With this technique, parameters set as charge/discharge commands are split among PCS units at a given interval based on their charge/discharge efficiency, operating time and SOC of individual batteries. These are then used to turn on the PCS units accordingly. This technique has enabled high-efficiency operation of the PCS units. By reducing the burden of varying and inconsistent control commands on batteries, it is also expected to help reduce long-term battery degradation.
One of the major characteristics of a BESS is the fast charge/discharge cycle. The BESS is designed with a set target time from when the control equipment receives a charge/discharge command to when the PCS units begin charging or discharging at 1000 msec or shorter. It takes approximately 430 msec for the discharge electricity to arrive at the network after the command is received, including the time taken for the control equipment to process the command, the transfer time from the control equipment to the PCS units and the PCS latency. It was considered the BESS provided high dispatch ability performance.
The major components of the battery system are the battery module and battery panel installed in containers, with each component being supplied from different locations. The battery modules first are installed in the battery panel before being transported to the site. The battery containers are directly transported to the site and provide a battery storage capacity of 20 MWh. A total of 80 battery containers have been installed at the Nishi-Sendai substation
Construction was completed in three phases: base, civil and electrical. To minimize the construction period, the battery containers were installed in four groups of 20 units. This enabled the construction phases to be completed in parallel during an 18-month period that included both testing and commissioning.
Because of this project, an optimal control method and management technology for BESS was developed. The BESS has been in commission at the Nishi-Sendai substation since February 2015 and, based on the results of this operational period, its performance to date has been deemed a success. The demonstration project ended in January 2018.

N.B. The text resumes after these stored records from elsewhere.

SB_HD void merge_eo16(uint32_t* r, const uint32_t* e, const uint32_t* o) {
#if defined(__CUDA_ARCH__)
  r[0] = e[0];
  asm("add.cc.u32 %0, %15, %30;\n\t"
      "addc.cc.u32 %1, %16, %31;\n\t"
      "addc.cc.u32 %2, %17, %32;\n\t"
      "addc.cc.u32 %3, %18, %33;\n\t"
      "addc.cc.u32 %4, %19, %34;\n\t"
      "addc.cc.u32 %5, %20, %35;\n\t"
      "addc.cc.u32 %6, %21, %36;\n\t"
      "addc.cc.u32 %7, %22, %37;\n\t"
      "addc.cc.u32 %8, %23, %38;\n\t"
      "addc.cc.u32 %9, %24, %39;\n\t"
      "addc.cc.u32 %10, %25, %40;\n\t"
      "addc.cc.u32 %11, %26, %41;\n\t"
      "addc.cc.u32 %12, %27, %42;\n\t"
      "addc.cc.u32 %13, %28, %43;\n\t"
      "addc.u32 %14, %29, %44;"
      : "=r"(r[1]), "=r"(r[2]), "=r"(r[3]), "=r"(r[4]), "=r"(r[5]), "=r"(r[6]), "=r"(r[7]), "=r"(r[8]), "=r"(r[9]),
        "=r"(r[10]), "=r"(r[11]), "=r"(r[12]), "=r"(r[13]), "=r"(r[14]), "=r"(r[15])
      : "r"(e[1]), "r"(e[2]), "r"(e[3]), "r"(e[4]), "r"(e[5]), "r"(e[6]), "r"(e[7]), "r"(e[8]), "r"(e[9]), "r"(e[10]),
        "r"(e[11]), "r"(e[12]), "r"(e[13]), "r"(e[14]), "r"(e[15]), "r"(o[0]), "r"(o[1]), "r"(o[2]), "r"(o[3]), "r"(o[4]),
        "r"(o[5]), "r"(o[6]), "r"(o[7]), "r"(o[8]), "r"(o[9]), "r"(o[10]), "r"(o[11]), "r"(o[12]), "r"(o[13]), "r"(o[14]));
#else
  r[0] = e[0];
  uint64_t c = 0;
  for (int i = 1; i < 16; i++) {
    c += (uint64_t)e[i] + o[i - 1];
    r[i] = (uint32_t)c;
    c >>= 32;
  }
#endif
}

SB_HD uint32_t blk_fold_red_odd(uint32_t& x0, uint32_t xf, uint32_t tprev, uint32_t* y, uint32_t q1, uint32_t q3,
                                uint32_t q5, uint32_t q7) {
  uint32_t m;
#if defined(__CUDA_ARCH__)
  asm("{\n\t.reg .u32 t, h;\n\t"
      "add.cc.u32 t, %11, 0xffffffff;\n\t"
      "addc.cc.u32 %0, %0, %10;\n\t"
      "xor.b32 %9, %0, %12;\n\t"
      "add.u32 %9, %9, 1;\n\t"
      "min.u32 h, %9, 1;\n\t"
      "sub.u32 h, %9, h;\n\t"
      "addc.cc.u32 %1, %1, %0;\n\t"
      "addc.cc.u32 %2, %2, h;\n\t"
      "madc.lo.cc.u32 %3, %9, %13, %3;\n\t"
      "madc.hi.cc.u32 %4, %9, %13, %4;\n\t"
      "madc.lo.cc.u32 %5, %9, %14, %5;\n\t"
      "madc.hi.cc.u32 %6, %9, %14, %6;\n\t"
      "madc.lo.cc.u32 %7, %9, %15, %7;\n\t"
      "madc.hi.u32 %8, %9, %15, %8;\n\t}"
      : "+r"(x0), "+r"(y[0]), "+r"(y[1]), "+r"(y[2]), "+r"(y[3]), "+r"(y[4]), "+r"(y[5]), "+r"(y[6]), "+r"(y[7]), "=&r"(m)
      : "r"(xf), "r"(tprev), "r"(q1), "r"(q3), "r"(q5), "r"(q7));
#else
  SB_COUNT(wide, 4);
  uint64_t t = (uint64_t)x0 + xf + (tprev != 0 ? 1u : 0u);
  x0 = (uint32_t)t;
  uint32_t c = (uint32_t)(t >> 32);
  m = 0u - x0;
  SB_COUNT(wide, -1);
  (void)q1;
  c = emu::add_at(y, 8, 0, ((uint64_t)(m - (m != 0 ? 1u : 0u)) << 32) | x0, c);
  c += emu::add_at(y, 8, 2, (uint64_t)m * q3, 0);
  c += emu::add_at(y, 8, 4, (uint64_t)m * q5, 0);
  c += emu::add_at(y, 8, 6, (uint64_t)m * q7, 0);
  (void)c;
#endif
  return m;
}

SB_HD uint32_t add8(uint32_t* r, const uint32_t* a, const uint32_t* b) {
  uint32_t c;
#if defined(__CUDA_ARCH__)
  asm("add.cc.u32 %0, %9, %17;\n\t"
      "addc.cc.u32 %1, %10, %18;\n\t"
      "addc.cc.u32 %2, %11, %19;\n\t"
      "addc.cc.u32 %3, %12, %20;\n\t"
      "addc.cc.u32 %4, %13, %21;\n\t"
      "addc.cc.u32 %5, %14, %22;\n\t"
      "addc.cc.u32 %6, %15, %23;\n\t"
      "addc.cc.u32 %7, %16, %24;\n\t"
      "addc.u32 %8, 0, 0;"
      : "=r"(r[0]), "=r"(r[1]), "=r"(r[2]), "=r"(r[3]), "=r"(r[4]), "=r"(r[5]), "=r"(r[6]), "=r"(r[7]), "=r"(c)
      : "r"(a[0]), "r"(a[1]), "r"(a[2]), "r"(a[3]), "r"(a[4]), "r"(a[5]), "r"(a[6]), "r"(a[7]), "r"(b[0]), "r"(b[1]),
        "r"(b[2]), "r"(b[3]), "r"(b[4]), "r"(b[5]), "r"(b[6]), "r"(b[7]));
#else
  uint64_t t = 0;
  for (int i = 0; i < 8; i++) {
    t += (uint64_t)a[i] + b[i];
    r[i] = (uint32_t)t;
    t >>= 32;
  }
  c = (uint32_t)t;
#endif
  return c;
}

SB_HD void add8c(uint32_t* r, const uint32_t* a, const uint32_t* b, uint32_t t) {
#if defined(__CUDA_ARCH__)
  asm("{\n\t.reg .u32 t;\n\t"
      "add.cc.u32 t, %24, 0xffffffff;\n\t"
      "addc.cc.u32 %0, %8, %16;\n\t"
      "addc.cc.u32 %1, %9, %17;\n\t"
      "addc.cc.u32 %2, %10, %18;\n\t"
      "addc.cc.u32 %3, %11, %19;\n\t"
      "addc.cc.u32 %4, %12, %20;\n\t"
      "addc.cc.u32 %5, %13, %21;\n\t"
      "addc.cc.u32 %6, %14, %22;\n\t"
      "addc.u32 %7, %15, %23;\n\t}"
      : "=r"(r[0]), "=r"(r[1]), "=r"(r[2]), "=r"(r[3]), "=r"(r[4]), "=r"(r[5]), "=r"(r[6]), "=r"(r[7])
      : "r"(a[0]), "r"(a[1]), "r"(a[2]), "r"(a[3]), "r"(a[4]), "r"(a[5]), "r"(a[6]), "r"(a[7]), "r"(b[0]), "r"(b[1]),
        "r"(b[2]), "r"(b[3]), "r"(b[4]), "r"(b[5]), "r"(b[6]), "r"(b[7]), "r"(t));
#else
  uint64_t c = t != 0 ? 1 : 0;
  for (int i = 0; i < 8; i++) {
    c += (uint64_t)a[i] + b[i];
    r[i] = (uint32_t)c;
    c >>= 32;
  }
#endif
}

SB_HD uint32_t sub8(uint32_t* r, const uint32_t* a, const uint32_t* b) {
  uint32_t c;
#if defined(__CUDA_ARCH__)
  asm("sub.cc.u32 %0, %9, %17;\n\t"
      "subc.cc.u32 %1, %10, %18;\n\t"
      "subc.cc.u32 %2, %11, %19;\n\t"
      "subc.cc.u32 %3, %12, %20;\n\t"
      "subc.cc.u32 %4, %13, %21;\n\t"
      "subc.cc.u32 %5, %14, %22;\n\t"
      "subc.cc.u32 %6, %15, %23;\n\t"
      "subc.cc.u32 %7, %16, %24;\n\t"
      "subc.u32 %8, 0, 0;"
      : "=r"(r[0]), "=r"(r[1]), "=r"(r[2]), "=r"(r[3]), "=r"(r[4]), "=r"(r[5]), "=r"(r[6]), "=r"(r[7]), "=r"(c)
      : "r"(a[0]), "r"(a[1]), "r"(a[2]), "r"(a[3]), "r"(a[4]), "r"(a[5]), "r"(a[6]), "r"(a[7]), "r"(b[0]), "r"(b[1]),
        "r"(b[2]), "r"(b[3]), "r"(b[4]), "r"(b[5]), "r"(b[6]), "r"(b[7]));
#else
  int64_t t = 0;
  for (int i = 0; i < 8; i++) {
    t += (int64_t)a[i] - (int64_t)b[i];
    r[i] = (uint32_t)t;
    t >>= 32;
  }
  c = (uint32_t)t;
#endif
  return c;
}

struct FqP {
  static SB_HD constexpr uint32_t p(int i) {
    constexpr uint32_t t[8] = SB200_FQ_MOD_INIT;
    return t[i];
  }
};
struct FrP {
  static SB_HD constexpr uint32_t p(int i) {
    constexpr uint32_t t[8] = SB200_FR_MOD_INIT;
    return t[i];
  }
  static constexpr uint32_t ninv = SB200_FR_NINV;
};

#if defined(__CUDACC__)
#define SB_X32(v) v, v, v, v, v, v, v, v, v, v, v, v, v, v, v, v, v, v, v, v, v, v, v, v, v, v, v, v, v, v, v, v
__device__ uint32_t d_fq_mod_lane[8 * 32] = {SB_X32(0x00000001u), SB_X32(0xffffffffu), SB_X32(0xfffe5bfeu), SB_X32(0x53bda402u),
                                            SB_X32(0x09a1d805u), SB_X32(0x3339d808u), SB_X32(0x299d7d48u), SB_X32(0x73eda753u)};
__device__ uint32_t d_fr_mod_lane[8 * 32] = {SB_X32(0xd6f72cb7u), SB_X32(0xd0970e5eu), SB_X32(0xccc81082u), SB_X32(0xa6682093u),
                                            SB_X32(0x01343b00u), SB_X32(0x06673b01u), SB_X32(0x6533afa9u), SB_X32(0x0e7db4eau)};
#endif
#ifndef SB_FQ_MOD_IMM
#define SB_FQ_MOD_IMM 1
#endif
#if defined(__CUDACC__)
__constant__ uint32_t c_fq_q1 = 0xffffffffu;
#endif
#if defined(__CUDA_ARCH__) && SB_FQ_MOD_IMM
#define SB_FQ_MOD(i) ((i) == 1 ? c_fq_q1 : FqP::p(i))
#define SB_FR_MOD(i) __ldg(&d_fr_mod_lane[(i) * 32 + (threadIdx.x & 31)])
#elif defined(__CUDA_ARCH__)
#define SB_FQ_MOD(i) __ldg(&d_fq_mod_lane[(i) * 32 + (threadIdx.x & 31)])
#define SB_FR_MOD(i) __ldg(&d_fr_mod_lane[(i) * 32 + (threadIdx.x & 31)])
#else
#define SB_FQ_MOD(i) FqP::p(i)
#define SB_FR_MOD(i) FrP::p(i)
#endif

template <class P>
SB_HD void cond_sub_p(uint32_t* r) {
  uint32_t t[8];
  const uint32_t pp[8] = {P::p(0), P::p(1), P::p(2), P::p(3), P::p(4), P::p(5), P::p(6), P::p(7)};
  uint32_t borrow = sub8(t, r, pp);
#pragma unroll
  for (int i = 0; i < 8; i++) r[i] = borrow ? r[i] : t[i];
}

SB_HD fq fq_zero() {
  fq r;
#pragma unroll
  for (int i = 0; i < 8; i++) r.v[i] = 0;
  return r;
}
SB_HD fq fq_one() {
  const uint32_t c[8] = SB200_FQ_ONE_INIT;
  fq r;
#pragma unroll
  for (int i = 0; i < 8; i++) r.v[i] = c[i];
  return r;
}

SB_HD fq fq_add(const fq& a, const fq& b) {
  SB_COUNT(fq_addsub, 1);
  fq r;
  add8(r.v, a.v, b.v);
  cond_sub_p<FqP>(r.v);
  return r;
}

#ifndef SB_SUB_PREDICATED
#define SB_SUB_PREDICATED 1
#endif
SB_HD fq fq_sub(const fq& a, const fq& b) {
  SB_COUNT(fq_addsub, 1);
  fq r;
  uint32_t borrow = sub8(r.v, a.v, b.v);
#if defined(__CUDA_ARCH__) && SB_SUB_PREDICATED
  asm("{\n\t.reg .pred p;\n\t"
      "setp.ne.u32 p, %8, 0;\n\t"
      "@p add.cc.u32 %0, %0, %9;\n\t"
      "@p addc.cc.u32 %1, %1, %10;\n\t"
      "@p addc.cc.u32 %2, %2, %11;\n\t"
      "@p addc.cc.u32 %3, %3, %12;\n\t"
      "@p addc.cc.u32 %4, %4, %13;\n\t"
      "@p addc.cc.u32 %5, %5, %14;\n\t"
      "@p addc.cc.u32 %6, %6, %15;\n\t"
      "@p addc.u32 %7, %7, %16;\n\t}"
      : "+r"(r.v[0]), "+r"(r.v[1]), "+r"(r.v[2]), "+r"(r.v[3]), "+r"(r.v[4]), "+r"(r.v[5]), "+r"(r.v[6]), "+r"(r.v[7])
      : "r"(borrow), "n"(FqP::p(0)), "n"(FqP::p(1)), "n"(FqP::p(2)), "n"(FqP::p(3)), "n"(FqP::p(4)), "n"(FqP::p(5)), "n"(FqP::p(6)),
        "n"(FqP::p(7)));
  return r;
#endif
  uint32_t t[8];
#pragma unroll
  for (int i = 0; i < 8; i++) t[i] = FqP::p(i) & borrow;
  add8(r.v, r.v, t);
  return r;
}

SB_HD fq fq_neg(const fq& a) { return fq_sub(fq_zero(), a); }

SB_HD fq fq_dbl(const fq& a) { return fq_add(a, a); }

SB_HD bool fq_is_zero(const fq& a) {
  uint32_t o = 0;
#pragma unroll
  for (int i = 0; i < 8; i++) o |= a.v[i];
  return o == 0;
}

SB_HD bool fq_eq(const fq& a, const fq& b) {
  uint32_t o = 0;
#pragma unroll
  for (int i = 0; i < 8; i++) o |= a.v[i] ^ b.v[i];
  return o == 0;
}

SB_HD fq fq_select(const fq& a, const fq& b, bool take_b) {
  fq r;
#pragma unroll
  for (int i = 0; i < 8; i++) r.v[i] = take_b ? b.v[i] : a.v[i];
  return r;
}

SB_HD void mul_wide16(uint32_t* T, const uint32_t* a, const uint32_t* b);
SB_HD fq mont_reduce16(const uint32_t* t);
#ifndef SB_MUL_SEPARATED
#define SB_MUL_SEPARATED 0
#endif
SB_HD fq fq_mul_inl(const fq& a, const fq& b) {
  SB_COUNT(fq_mul, 1);
#if SB_MUL_SEPARATED
  uint32_t T[16];
  mul_wide16(T, a.v, b.v);
  return mont_reduce16(T);
#endif
  uint32_t X[8], Y[8], xf = 0, tprev = 0;
#pragma unroll
  for (int i = 0; i < 8; i++) X[i] = Y[i] = 0;
  const uint32_t q1 = SB_FQ_MOD(1), q2 = SB_FQ_MOD(2), q3 = SB_FQ_MOD(3), q4 = SB_FQ_MOD(4), q5 = SB_FQ_MOD(5),
                 q6 = SB_FQ_MOD(6), q7 = SB_FQ_MOD(7);
#pragma unroll
  for (int i = 0; i < 8; i++) {
    uint32_t ai = a.v[i];
    blk_fold_mac_odd(X[0], xf, tprev, Y, ai, b.v[1], b.v[3], b.v[5], b.v[7]);
    blk_mac_even(X, Y[7], ai, b.v[0], b.v[2], b.v[4], b.v[6]);
    tprev = X[0];
#if defined(__CUDA_ARCH__) && SB_FQ_MOD_IMM
    uint32_t m;
    asm("xor.b32 %0, %1, %2;\n\tadd.u32 %0, %0, 1;" : "=r"(m) : "r"(tprev), "r"(q1));
#else
    uint32_t m = (tprev ^ q1) + 1u;
#endif
    blk_red_even_q(X, Y[7], m, q2, q4, q6);
#if SB_Q1_SHORTCUT
    blk_red_odd_q(Y, m, tprev, q3, q5, q7);
#else
    blk_mac_odd(Y, m, q1, q3, q5, q7);
#endif
    xf = X[1];
    uint32_t nx[8], ny[8];
#pragma unroll
    for (int k = 0; k < 8; k++) nx[k] = Y[k];
#pragma unroll
    for (int k = 0; k < 6; k++) ny[k] = X[k + 2];
    ny[6] = 0;
    ny[7] = 0;
#pragma unroll
    for (int k = 0; k < 8; k++) {
      X[k] = nx[k];
      Y[k] = ny[k];
    }
  }
  fq r;
  uint32_t s[8] = {xf, Y[0], Y[1], Y[2], Y[3], Y[4], Y[5], Y[6]};
  add8c(r.v, X, s, tprev);
  cond_sub_p<FqP>(r.v);
  return r;
}

SB_HD fq mont_reduce16(const uint32_t* t) {
  uint32_t X[8], Y[8], xf = 0, tprev = 0;
#pragma unroll
  for (int i = 0; i < 8; i++) {
    X[i] = t[i];
    Y[i] = 0;
  }
  const uint32_t q1 = SB_FQ_MOD(1), q2 = SB_FQ_MOD(2), q3 = SB_FQ_MOD(3), q4 = SB_FQ_MOD(4), q5 = SB_FQ_MOD(5),
                 q6 = SB_FQ_MOD(6), q7 = SB_FQ_MOD(7);
#pragma unroll
  for (int i = 0; i < 8; i++) {
    uint32_t m = blk_fold_red_odd(X[0], xf, tprev, Y, q1, q3, q5, q7);
    tprev = X[0];
    blk_red_even_q(X, Y[7], m, q2, q4, q6);
    xf = X[1];
    uint32_t nx[8], ny[8];
#pragma unroll
    for (int k = 0; k < 8; k++) nx[k] = Y[k];
#pragma unroll
    for (int k = 0; k < 6; k++) ny[k] = X[k + 2];
    ny[6] = 0;
    ny[7] = 0;
#pragma unroll
    for (int k = 0; k < 8; k++) {
      X[k] = nx[k];
      Y[k] = ny[k];
    }
  }
  fq v, r;
  uint32_t s[8] = {xf, Y[0], Y[1], Y[2], Y[3], Y[4], Y[5], Y[6]};
  add8c(v.v, X, s, tprev);
  add8(r.v, v.v, t + 8);
  cond_sub_p<FqP>(r.v);
  return r;
}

The authors wish to acknowledge the support and technical advice given by Dr. Daisuke Takeda and Tatsuya Hashimoto of Toshiba Corp. in the preparation of this article. ♦
Mitsuhiro Matsumoto has been working for Tohoku Electric Power Co. Inc. since 1991. He is now manager of the power system control design engineering group in the power system engineering department, where he oversees scheduling and operation of electric power systems. Matsumoto was a member of the advanced power engineering team at Tohoku University from 2013 to 2015.
Eiji Matsuzaka has been working for Tohoku Electric Power Co. Inc. since 1988. He is manager of the hydropower and substation engineering group in the power system engineering department, where he oversees scheduling and operation of substations. He used to be the general leader of the group to maintain 40-MW, 40-MWh large-scale battery storage systems located in Minamisōma, Japan.
Sidebar: About Tohoku EPCO
A large vertically integrated utility located in the north of mainland Japan, the Tohoku Electric Power Co. is responsible for generation, transmission and distribution of electrical energy. The utility has a portfolio of 259 generating stations, with a total installed capacity of 18,812 MW, consisting of 226 small hydro stations (2538 MW), 13 thermal power plants (12,725 MW), two nuclear power plants (3274 MW) and 18 renewable energy facilities. The extensive transmission system has a circuit length of 24,794 km (15,407 miles) with operating voltages of 500 kV, 275 kV and 154 kV. The 627 extra-high-voltage/high-voltage substations installed supply the high-voltage, medium-voltage and low-voltage distribution network, which has a circuit length of 583,091 km (362,333 miles).